Equities are mostly trading lower across the Far East amid concerns that China may tighten restrictions following reports of a number of Covid-related deaths across the country. The extent to which global economic activity will slow in response to tighter monetary policy also remains a concern for markets. On Friday, Boston Fed’s Collins reiterated her view that all options for the size of the next interest rate increase in December remain open, including the possibility of another 75bp rise. Over the weekend, however, Atlanta Fed President Bostic said that he favoured slowing the pace of interest rate increases.
It is a holiday-shortened week in the US, with the Thanksgiving holiday on Thursday and an early close for US markets on (Black) Friday which also marks the start of the Christmas shopping season. However, a number of US data releases are crammed into the first part of the week, including the flash PMIs, durable goods orders and new home sales reports and the final reading of the University of Michigan consumer sentiment survey, as markets continue to gauge how much further US policy rates will rise.
After 75bp increases at each of the last four meetings, which brought the Fed funds rate to a 3.75-4.00% range, financial markets expect a smaller increase at the next meeting on 14th December. Recent signs of softer inflation are likely to be welcomed by rate-setters but are not sufficient to prevent further policy tightening. Later today, US Fed rate-setter Mary Daly is due to speak on ‘price stability’ at an event hosted by the Orange County Business Council. In recent comments, Ms Daly ruled out the Fed pausing hiking and suggested that US policy rates could end up in a 4.75 – 5.25% range.
Questions over how far the ECB will raise interest rates also continue to rage, with markets pondering whether it will raise rates again by 75bp at its next policy meeting in December or decides on a smaller half-point increase. One reason for a smaller hike is that the economic downturn appears to be gaining momentum. At the same time, the latest inflation at 10.6% for October is uncomfortably high for policymakers, so another 75bp hike remains a possibility along with plans to reduce the balance sheet. A number of ECB officials are scheduled to speak today, notably Vasle, Holzmann, Simkus and Centeno, and markets will be watching for clues about the next policy move.
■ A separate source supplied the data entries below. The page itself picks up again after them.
+      if (dres) st_stream(dres + base + e, make_float4(r[0], r[1], r[2], r[3]));
+    }
+  }
+  for (int e = tail + threadIdx.x; e < hi; e += SS_THREADS) {
+    const int t = e / J;
+    float o, r;
+    one(t, e - t * J, u[base + e], o, r);
+    du[base + e] = o;
+    if (dres) dres[base + e] = r;
+  }
+}
+
+static int seam_chunks(int rows, int L) {
+  int chunks = 1;
+  while ((long long)rows * chunks < 2048 && (L / (chunks * 2)) >= 4096) chunks *= 2;
+  return chunks;
+}
+
+static bool seam_dims_ok(int b, int c, int t, int j, int s) {
+  return b >= 0 && c > 0 && t > 0 && j > 0 && s > 0 && (long long)t * j <= 0x7fffffffLL && (long long)c * j <= 0x7fffffffLL &&
+         (long long)b * c <= 0x7fffffffLL && (long long)b * s <= 0x7fffffffLL;
+}
+
+}
+
+extern "C" int p2r_seam_index(int b, int t, int s, const long long *inds, int *head, int *next, void *stream) {
+  if (b < 0 || t <= 0 || s <= 0 || b > 65535) return P2R_EINVAL;
+  if (b == 0) return P2R_OK;
+  const unsigned nx = (unsigned)((t + SS_THREADS - 1) / SS_THREADS + (s + SS_THREADS - 1) / SS_THREADS);
+  hipLaunchKernelGGL(seam_index_kernel, dim3(nx, (unsigned)b), dim3(SS_THREADS), 0, p2r_stream(stream), t, s, inds, head, next);
+  P2R_LAUNCH_CHECK();
+  return P2R_OK;
+}
+
+extern "C" int p2r_seam_apply_gather(int b, int c, int t, int j, int s, const float *u, const float *res, const float *scale,
+                                     const float *shift, const long long *inds, float *rows, unsigned char *mask,
+                                     void *stream) {
+  if (!seam_dims_ok(b, c, t, j, s)) return P2R_EINVAL;
+  if (b == 0) return P2R_OK;
+  hipLaunchKernelGGL(seam_apply_gather_kernel, dim3((unsigned)(b * s)), dim3(SS_THREADS), 0, p2r_stream(stream), c, t, j, s, u,
+                     res, scale, shift, inds, rows, mask);
+  P2R_LAUNCH_CHECK();
+  return P2R_OK;
+}
+
+extern "C" int p2r_seam_bwd_reduce(int b, int c, int t, int j, int s, const float *drows, const unsigned char *mask,
+                                   const float *u, const float *mean, const float *invstd, const int *head, const int *next,
+                                   float *partial, void *stream) {
+  if (!seam_dims_ok(b, c, t, j, s) || t > SS_MAX_T) return P2R_EINVAL;
+  if (b == 0) return P2R_OK;
+  hipLaunchKernelGGL(seam_bwd_reduce_kernel, dim3((unsigned)(b * c)), dim3(SS_THREADS), (size_t)t * sizeof(int),
+                     p2r_stream(stream), c, t, j, s, drows, mask, u, mean, invstd, head, next,
+                     reinterpret_cast<float2 *>(partial));
+  P2R_LAUNCH_CHECK();
+  return P2R_OK;
+}
+
+extern "C" int p2r_seam_bwd_apply(int b, int c, int t, int j, int s, const float *drows, const unsigned char *mask,
+                                  const float *u, const float *mean, const float *invstd, const float *kscale,
+                                  const float *m1, const float *m2, const int *head, const int *next, float *du, float *dres,
+                                  void *stream) {
+  if (!seam_dims_ok(b, c, t, j, s)) return P2R_EINVAL;
+  if (b == 0) return P2R_OK;
+  const int rows = b * c, chunks = seam_chunks(rows, t * j);
+  if ((long long)rows * chunks > 0x7fffffffLL) return P2R_EINVAL;
+  hipLaunchKernelGGL(seam_bwd_apply_kernel, dim3((unsigned)(rows * chunks)), dim3(SS_THREADS), 0, p2r_stream(stream), c, t, j, s,
+                     chunks, drows, mask, u, mean, invstd, kscale, m1, m2, head, next, du, dres);
+  P2R_LAUNCH_CHECK();
+  return P2R_OK;
+}
diff --git a/pose2room_amd/p2rnet/modules/stgcn.py b/pose2room_amd/p2rnet/modules/stgcn.py
--- a/pose2room_amd/p2rnet/modules/stgcn.py
+++ b/pose2room_amd/p2rnet/modules/stgcn.py
@@ -129,10 +129,14 @@
         x = self.embed(input_joints)
         blocks = self.st_gcn_networks
         tables = blocks[0].gcn.tables
+        rows = None
         if tables is not None and tables.gen2 and all(b.chainable(x, self.A) for b in blocks):
             from ..gcn_op import prepare_chain
+            seam = self.n_seeds < n_frames and blocks[-1].seam_supported(x, self.A, seed_inds)
             for gcn, prep in zip(blocks, prepare_chain(blocks, self.A, self.edge_importance, tables, frames=x.shape[2])):
-                x, _ = gcn(x, prep.Aeff, prepared=prep)
+                x, _ = gcn(x, prep.Aeff, prepared=prep, seed_inds=seed_inds if seam and gcn is blocks[-1] else None)
+            if seam:
+                rows, x = x, None
         else:
             for gcn, importance in zip(blocks, self.edge_importance):
                 x, _ = gcn(x, self.A * importance)
@@ -141,7 +145,9 @@
             input_joints, 1, seed_inds[:, :, None, None].expand(n_batch, self.n_seeds, n_joints, n_dim))
         if self.n_seeds < n_frames:
             from .. import seed_op
-            if seed_op.seed_rows_supported(x, seed_inds):
+            if rows is not None:
+                pass
+            elif seed_op.seed_rows_supported(x, seed_inds):
                 rows = seed_op.seed_rows(x, seed_inds)
             else:
                 rows = x.permute(0, 2, 1, 3)[torch.arange(n_batch, device=x.device)[:, None], seed_inds]
diff --git a/pose2room_amd/p2rnet/modules/stgcn_layers.py b/pose2room_amd/p2rnet/modules/stgcn_layers.py
--- a/pose2room_amd/p2rnet/modules/stgcn_layers.py
+++ b/pose2room_amd/p2rnet/modules/stgcn_layers.py
@@ -154,17 +154,25 @@
                 and gcn_op.supported(x, self.gcn.conv.weight, A) and bn_op.supported(x, self.tcn[0])
                 and tconv_op.supported(x, self.tcn[0], self.tcn[2]))
 
-    def forward(self, x, A, prepared=None):
+    def seam_supported(self, x, A, seed_inds):
+        if not (self.fused_bn and x.is_cuda and self.tcn[4].p == 0 and self.residual is _iden):
+            return False
+        from .. import seed_op
+        from torch.nn.modules import module as _m
+        hooked = bool(self._forward_hooks) or bool(_m._global_forward_hooks)
+        return not hooked and self.chainable(x, A) and seed_op.seam_supported(x, self.tcn[3], seed_inds)
+
+    def forward(self, x, A, prepared=None, seed_inds=None):
         res = self.residual(x)
         if self.fused_bn and x.is_cuda and self.tcn[4].p == 0:
-            from .. import bn_op, gcn_op, tconv_op
+            from .. import bn_op, gcn_op, seed_op, tconv_op
             chain = self.chainable(x, A)
-            assert chain or prepared is None
+            assert chain or (prepared is None and seed_inds is None)
             lazy = False
             if chain:
                 if self.residual is _iden and x.requires_grad:
                     in_link = getattr(x, '_p2r_bn_link', None) if self.chain_input else None
-                    lazy = self.lazy_residual_grad and self.tcn[3].training
+                    lazy = self.lazy_residual_grad and self.tcn[3].training and seed_inds is None
                     (z, zstats, res), A = self.gcn(x, A, want_stats=True, with_residual=True, bn_link=in_link,
                                                    prepared=prepared, lazy_res=lazy)
                 else:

There is a lack of key economic data releases today, including in the UK, where the focus is limited to a speech by Bank of England policymaker Cunliffe at the University of Warwick. However, with the focus of the event on DEFi digital currencies, his comments may provide little to no insight into his views on the UK monetary policy outlook.
The risk-off tone has provided support to the US dollar at the start of the week with the Bloomberg dollar index trading 0.5% higher. GBP/USD is modestly lower as a result but continues to trade above 1.18. US bond yields meanwhile are marginally weaker with 10-yr yields below 3.80%.